**Task goal:** The answer must be every line of the records below that contains the word "NSPLIT", copied out.

(Records excerpted from a collection)
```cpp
void loamx_map_default_config(loamx_map_config* cfg);
loamx_map* loamx_map_create(const loamx_map_config* cfg);
void loamx_map_destroy(loamx_map* h);
int loamx_map_update_odometry(loamx_map* h, const float transform_sum[6]);
int loamx_map_process(loamx_map* h, const loamx_cloud* corner_last, const loamx_cloud* surf_last, loamx_cloud* full_res);
int loamx_map_process_linked(loamx_map* h, loamx_odom* od, loamx_cloud* full_res_registered);
int loamx_map_get_speculation(loamx_map* h, uint64_t counts[2]);
int loamx_map_insert(loamx_map* h, const loamx_cloud* corner_last, const loamx_cloud* surf_last, const float pose6[6]);
int loamx_map_get_transform(loamx_map* h, int which, float transform[6]);
int loamx_map_set_transform(loamx_map* h, int which, const float transform[6]);
int loamx_map_update_imu(loamx_map* h, double stamp_sec, float roll, float pitch);
int loamx_map_set_time(loamx_map* h, double laser_odometry_time_sec);
int loamx_map_has_fresh_map(loamx_map* h);
int loamx_map_get_surround(loamx_map* h, loamx_cloud* out);
int loamx_map_load_cubes(loamx_map* h, const loamx_cloud* corner, const loamx_cloud* surf);
int loamx_map_get_cubes(loamx_map* h, int which, loamx_cloud* out);
int loamx_map_save_snapshot(loamx_map* h, const char* path);
int loamx_map_load_snapshot(loamx_map* h, const char* path);
int loamx_map_set_timing(loamx_map* h, int on);
int loamx_map_get_timing(loamx_map* h, float ms[4], uint64_t counts[4]);
int loamx_map_get_stats(loamx_map* h, int stats[8]);

typedef struct loamx_tm loamx_tm;
loamx_tm* loamx_tm_create(void);
void loamx_tm_destroy(loamx_tm* h);
int loamx_tm_update_odometry(loamx_tm* h, const float transform_sum[6]);
int loamx_tm_update_mapping_transform(loamx_tm* h, const float aft_mapped[6], const float bef_mapped[6]);
int loamx_tm_associate_to_map(loamx_tm* h);
int loamx_tm_get_mapped(loamx_tm* h, float transform_mapped[6]);
int loamx_wire_pose_to_quat(const float rot_xyz[3], double quat_xyzw[4]);
int loamx_wire_quat_to_pose(const double quat_xyzw[4], float rot_xyz[3]);

typedef struct loamx_batch loamx_batch;

loamx_batch* loamx_batch_create(const loamx_map_config* cfg, uint32_t max_sweeps);
// ... 548 lines not shown
```

loam_velodyne_amd/csrc/api_odom.hip:

```cpp
#include "api_handles.h"

using namespace loamx;

extern "C" {

void loamx_odom_default_config(loamx_odom_config* cfg) {
  if (!cfg) return;
  cfg->scan_period = 0.1f;
  cfg->max_iterations = 25;
  cfg->delta_t_abort = 0.1f;
  cfg->delta_r_abort = 0.1f;
  cfg->device = 0;
}
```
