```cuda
__device__ __forceinline__ void wgmma_fence() { asm volatile("wgmma.fence.sync.aligned;" ::: "memory"); }
__device__ __forceinline__ void wgmma_commit() { asm volatile("wgmma.commit_group.sync.aligned;" ::: "memory"); }
template <int N>
__device__ __forceinline__ void wgmma_wait() { asm volatile("wgmma.wait_group.sync.aligned %0;" ::"n"(N) : "memory"); }

__device__ __forceinline__ void wgmma_m64n128_bf16(float (&d)[64], uint64_t a_desc, uint64_t b_desc, uint32_t accumulate) {
  asm volatile(
      "{\n\t.reg .pred p;\n\tsetp.ne.b32 p, %66, 0;\n\t"
      "wgmma.mma_async.sync.aligned.m64n128k16.f32.bf16.bf16 "
      "{%0, %1, %2, %3, %4, %5, %6, %7, %8, %9, %10, %11, %12, %13, %14, %15, "
      "%16, %17, %18, %19, %20, %21, %22, %23, %24, %25, %26, %27, %28, %29, %30, %31, "
      "%32, %33, %34, %35, %36, %37, %38, %39, %40, %41, %42, %43, %44, %45, %46, %47, "
      "%48, %49, %50, %51, %52, %53, %54, %55, %56, %57, %58, %59, %60, %61, %62, %63}, "
      "%64, %65, p, 1, 1, 0, 0;\n\t}"
      : "+f"(d[0]), "+f"(d[1]), "+f"(d[2]), "+f"(d[3]), "+f"(d[4]), "+f"(d[5]), "+f"(d[6]), "+f"(d[7]), "+f"(d[8]),
        "+f"(d[9]), "+f"(d[10]), "+f"(d[11]), "+f"(d[12]), "+f"(d[13]), "+f"(d[14]), "+f"(d[15]), "+f"(d[16]),
        "+f"(d[17]), "+f"(d[18]), "+f"(d[19]), "+f"(d[20]), "+f"(d[21]), "+f"(d[22]), "+f"(d[23]), "+f"(d[24]),
        "+f"(d[25]), "+f"(d[26]), "+f"(d[27]), "+f"(d[28]), "+f"(d[29]), "+f"(d[30]), "+f"(d[31]), "+f"(d[32]),
        "+f"(d[33]), "+f"(d[34]), "+f"(d[35]), "+f"(d[36]), "+f"(d[37]), "+f"(d[38]), "+f"(d[39]), "+f"(d[40]),
        "+f"(d[41]), "+f"(d[42]), "+f"(d[43]), "+f"(d[44]), "+f"(d[45]), "+f"(d[46]), "+f"(d[47]), "+f"(d[48]),
        "+f"(d[49]), "+f"(d[50]), "+f"(d[51]), "+f"(d[52]), "+f"(d[53]), "+f"(d[54]), "+f"(d[55]), "+f"(d[56]),
        "+f"(d[57]), "+f"(d[58]), "+f"(d[59]), "+f"(d[60]), "+f"(d[61]), "+f"(d[62]), "+f"(d[63])
      : "l"(a_desc), "l"(b_desc), "r"(accumulate)
      : "memory");
}

__device__ __forceinline__ uint64_t make_desc_sw128(uint32_t smem_addr_bytes) {
  uint64_t d = 0;
  d |= static_cast<uint64_t>((smem_addr_bytes & 0x3FFFF) >> 4);
  d |= static_cast<uint64_t>(1) << 16;
  d |= static_cast<uint64_t>(1024 >> 4) << 32;
  d |= static_cast<uint64_t>(1) << 62;
  return d;
}

__host__ __device__ __forceinline__ uint32_t sw128_offset(uint32_t row, uint32_t col) {
  const uint32_t chunk = (col >> 3) ^ (row & 7);
  return (row >> 3) * 1024u + (row & 7) * 128u + chunk * 16u + (col & 7) * 2u;
}

}
```

Before: 62.25.

## Use m64n256 wgmma for full-width layers by pairing adjacent ring stages

Result: faster. 63.66, median of 6 (+2.3%).

```diff
diff --git a/adanerf_b200/csrc/mlp.cu b/adanerf_b200/csrc/mlp.cu
--- a/adanerf_b200/csrc/mlp.cu
+++ b/adanerf_b200/csrc/mlp.cu
@@ -44,8 +44,10 @@
     if (VIEW) posenc3<4>(dir, f);
     else posenc3<10>(pos, f);
   }
-#pragma unroll
-  for (int ch = 0; ch < 8; ++ch) pack_chunk8(f + ch * 8, uint32_t(row), ch, blk, nullptr);
+  uint32_t r = uint32_t(row);
+  asm volatile("" : "+r"(r));
+#pragma unroll
+  for (int ch = 0; ch < 8; ++ch) pack_chunk8(f + ch * 8, r, ch, blk, nullptr);
 }
 
 __device__ __forceinline__ void copy_rows(const uint8_t* __restrict__ src, uint32_t dst, int nblk, int wg, int tw) {
@@ -70,6 +72,8 @@
   constexpr int NB = Cfg::kNB;
   constexpr int STAGES = Cfg::kStages;
   constexpr int STAGE_BYTES = Cfg::kStageBytes;
+  constexpr bool PAIRS = (NSPLIT == 1);
+  static_assert(STAGES % 2 == 0, "a stage pair must not wrap around the ring");
   constexpr int kConsumerWarps = 8, kProducerWarp = 8;
 
   extern __shared__ uint8_t smem_raw[];
@@ -100,18 +104,28 @@
     if (warp == kProducerWarp && lane == 0) {
       int stage = 0;
       uint32_t phase = 0;
+      auto next = [&] {
+        if (++stage == STAGES) {
+          stage = 0;
+          phase ^= 1;
+        }
+      };
       for (long long t = blockIdx.x; t < n_tiles; t += gridDim.x) {
         for (int l = 0; l < prog.n_layers; ++l) {
           const MlpLayer& L = prog.layers[l];
+          const bool pair = PAIRS && L.n_half == 2;
+          if (pair && (stage & 1)) {
+            mbar_wait(&w_empty[stage], phase ^ 1, err_flag, 1);
+            mbar_arrive(&w_full[stage]);
+            next();
+          }
           const int n_st = int(L.n_kb) * int(L.n_half);
           for (int i = 0; i < n_st; ++i) {
+            const int src = pair ? (i & 1) * int(L.n_kb) + (i >> 1) : i;
             mbar_wait(&w_empty[stage], phase ^ 1, err_flag, 1);
             mbar_arrive_expect_tx(&w_full[stage], STAGE_BYTES);
-            bulk_g2s(ring + size_t(stage) * STAGE_BYTES, wblob + L.w_off + size_t(i) * STAGE_BYTES, STAGE_BYTES, &w_full[stage]);
-            if (++stage == STAGES) {
-              stage = 0;
-              phase ^= 1;
-            }
+            bulk_g2s(ring + size_t(stage) * STAGE_BYTES, wblob + L.w_off + size_t(src) * STAGE_BYTES, STAGE_BYTES, &w_full[stage]);
+            next();
           }
         }
       }
@@ -149,9 +163,42 @@
       const MlpLayer& L = prog.layers[l];
       float acc[2][64];
       int prev = -1;
+      const bool pair = PAIRS && L.n_half == 2;
+      if (pair) {
+        if (stage & 1) {
+          mbar_wait(&w_full[stage], phase, err_flag, 2);
+          if (lane == 0) mbar_arrive(&w_empty[stage]);
+          if (++stage == STAGES) {
+            stage = 0;
+            phase ^= 1;
+          }
+        }
+        for (int kb = 0; kb < L.n_kb; ++kb) {
+          const uint32_t a_hi = blk_addr(0, L.a_blk[kb]) + wg_off;
+          const uint32_t b = ring_s + uint32_t(stage) * STAGE_BYTES;
+          const int nk = L.k_cnt[kb];
+          mbar_wait(&w_full[stage], phase, err_flag, 2);
+          mbar_wait(&w_full[stage + 1], phase, err_flag, 2);
+          wgmma_fence();
+#pragma unroll
+          for (int k = 0; k < 4; ++k)
+            if (k < nk) wgmma_m64n256_bf16(acc, desc(a_hi + 32 * k), desc(b + 32 * k), (kb > 0 || k > 0) ? 1u : 0u);
+          wgmma_commit();
+          wgmma_wait<1>();
+          if (prev >= 0 && lane == 0) {
+            mbar_arrive(&w_empty[prev]);
+            mbar_arrive(&w_empty[prev + 1]);
+          }
+          prev = stage;
+          if ((stage += 2) == STAGES) {
+            stage = 0;
+            phase ^= 1;
+          }
+        }
+      }
 #pragma unroll
       for (int nh = 0; nh < 2; ++nh) {
-        if (nh >= L.n_half) break;
+        if (pair || nh >= (PAIRS ? 1 : int(L.n_half))) break;
         for (int kb = 0; kb < L.n_kb; ++kb) {
           const uint32_t a_hi = blk_addr(0, L.a_blk[kb]) + wg_off;
           const uint32_t a_lo = a_hi + uint32_t(NSPLIT - 1) * NB * kBlkBytes;
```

**Solution:**
+  constexpr bool PAIRS = (NSPLIT == 1);
           const uint32_t a_lo = a_hi + uint32_t(NSPLIT - 1) * NB * kBlkBytes;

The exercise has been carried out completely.